2. C-State transition
^^^^^^^^^^^^^^^^^^^^^

   When a CPU goes idle and enters a C-State the CPU buffers need to be
   cleared on affected CPUs when SMT is active. This addresses the
   repartitioning of the store buffer when one of the Hyper-Threads enters
   a C-State.

   When SMT is inactive, i.e. either the CPU does not support it or all
   sibling threads are offline CPU buffer clearing is not required.
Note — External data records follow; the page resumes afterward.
template <int NPASS, bool MC>
__global__ void __cluster_dims__(LN_CL, 1, 1) __launch_bounds__(TC_THREADS, 1)
gemm_tc_ln_kernel(const __grid_constant__ CUtensorMap tmA_hi, const __grid_constant__ CUtensorMap tmA_lo,
                  const __grid_constant__ CUtensorMap tmW_hi, const __grid_constant__ CUtensorMap tmW_lo, int M, int N,
                  int K, const __grid_constant__ LnEpi lnp) {
    gemm_tc_body<128, NPASS, EPI_BIAS_F32, LN_CL, MC, true>(tmA_hi, tmA_lo, tmW_hi, tmW_lo, M, N, K, EpiParams(), lnp);
}

typedef CUresult (*EncodeTiledFn)(CUtensorMap *, CUtensorMapDataType, cuuint32_t, void *, const cuuint64_t *,
                                  const cuuint64_t *, const cuuint32_t *, const cuuint32_t *, CUtensorMapInterleave,
                                  CUtensorMapSwizzle, CUtensorMapL2promotion, CUtensorMapFloatOOBfill);

EncodeTiledFn encode_fn() {
    static EncodeTiledFn fn = nullptr;
    if (!fn) {
        void *p = nullptr;
        cudaDriverEntryPointQueryResult qr;
        if (cudaGetDriverEntryPoint("cuTensorMapEncodeTiled", &p, cudaEnableDefault, &qr) == cudaSuccess &&
            qr == cudaDriverEntryPointSuccess)
            fn = reinterpret_cast<EncodeTiledFn>(p);
    }
    return fn;
}

int num_sms_cur() {
    int dev = 0;
    cudaGetDevice(&dev);
    static int sms_of[64] = {};
    if (!sms_of[dev & 63]) cudaDeviceGetAttribute(&sms_of[dev & 63], cudaDevAttrMultiProcessorCount, dev);
    return sms_of[dev & 63];
}

template <int BN, int NPASS, int EK>
cudaError_t launch_k(const TcOperand &A, const TcOperand &W, int M, int N, int K, const EpiParams &epi, cudaStream_t st) {
    using C = TcCfg<BN, NPASS>;
    static PerDeviceFlag attr_flag;
    bool &attr = attr_flag.cur();
    if (!attr) {
        cudaError_t e = cudaFuncSetAttribute(gemm_tc_kernel<BN, NPASS, EK>, cudaFuncAttributeMaxDynamicSharedMemorySize, (int)C::SMEM);
        if (e != cudaSuccess) return e;
        attr = true;
    }
    const int num_sms = num_sms_cur();
    const int num_tiles = ((N + BN - 1) / BN) * ((M + BM - 1) / BM);
    dim3 grid(num_tiles < num_sms ? num_tiles : num_sms);
    const CUtensorMap &alo = (NPASS == 3) ? A.lo : A.hi, &wlo = (NPASS == 3) ? W.lo : W.hi;
    launch_pdl(gemm_tc_kernel<BN, NPASS, EK>, dim3(grid), dim3(TC_THREADS), C::SMEM, st, A.hi, alo, W.hi, wlo, M, N, K, epi);
    return cudaGetLastError();
}

template <int BN, int NPASS>
cudaError_t launch_t(const TcOperand &A, const TcOperand &W, int M, int N, int K, const EpiParams &epi, cudaStream_t st) {
    switch (epi.kind) {
    case EPI_BIAS_F32: return launch_k<BN, NPASS, EPI_BIAS_F32>(A, W, M, N, K, epi, st);
    case EPI_BIAS_RELU_F32: return launch_k<BN, NPASS, EPI_BIAS_RELU_F32>(A, W, M, N, K, epi, st);
    case EPI_BIAS_RELU_ACT: return launch_k<BN, NPASS, EPI_BIAS_RELU_ACT>(A, W, M, N, K, epi, st);
    case EPI_BIAS_SILU_ACT: return launch_k<BN, NPASS, EPI_BIAS_SILU_ACT>(A, W, M, N, K, epi, st);
    case EPI_RESID_F32: return launch_k<BN, NPASS, EPI_RESID_F32>(A, W, M, N, K, epi, st);
    case EPI_GLU_F32: return launch_k<BN, NPASS, EPI_GLU_F32>(A, W, M, N, K, epi, st);
    case EPI_BIAS_ACT: return launch_k<BN, NPASS, EPI_BIAS_ACT>(A, W, M, N, K, epi, st);
    case EPI_QKV_ACT: return launch_k<BN, NPASS, EPI_QKV_ACT>(A, W, M, N, K, epi, st);
    default: return cudaErrorInvalidValue;
    }
}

   The idle clearing is enabled on CPUs which are only affected by MSBDS
   and not by any other MDS variant. The other MDS variants cannot be
   protected against cross Hyper-Thread attacks because the Fill Buffer and
   the Load Ports are shared. So on CPUs affected by other variants, the
   idle clearing would be a window dressing exercise and is therefore not
   activated.

   The invocation is controlled by the static key mds_idle_clear which is
   switched depending on the chosen mitigation mode and the SMT state of
   the system.

   The buffer clear is only invoked before entering the C-State to prevent
   that stale data from the idling CPU from spilling to the Hyper-Thread
   sibling after the store buffer got repartitioned and all entries are
   available to the non idle sibling.

   When coming out of idle the store buffer is partitioned again so each
   sibling has half of it available. The back from idle CPU could be then
   speculatively exposed to contents of the sibling. The buffers are
   flushed either on exit to user space or on VMENTER so malicious code
   in user space or the guest cannot speculatively access them.

   The mitigation is hooked into all variants of halt()/mwait(), but does
   not cover the legacy ACPI IO-Port mechanism because the ACPI idle driver
   has been superseded by the intel_idle driver around 2010 and is
   preferred on all affected CPUs which are expected to gain the MD_CLEAR
   functionality in microcode. Aside of that the IO-Port mechanism is a
   legacy interface which is only used on older systems which are either
   not affected or do not receive microcode updates anymore.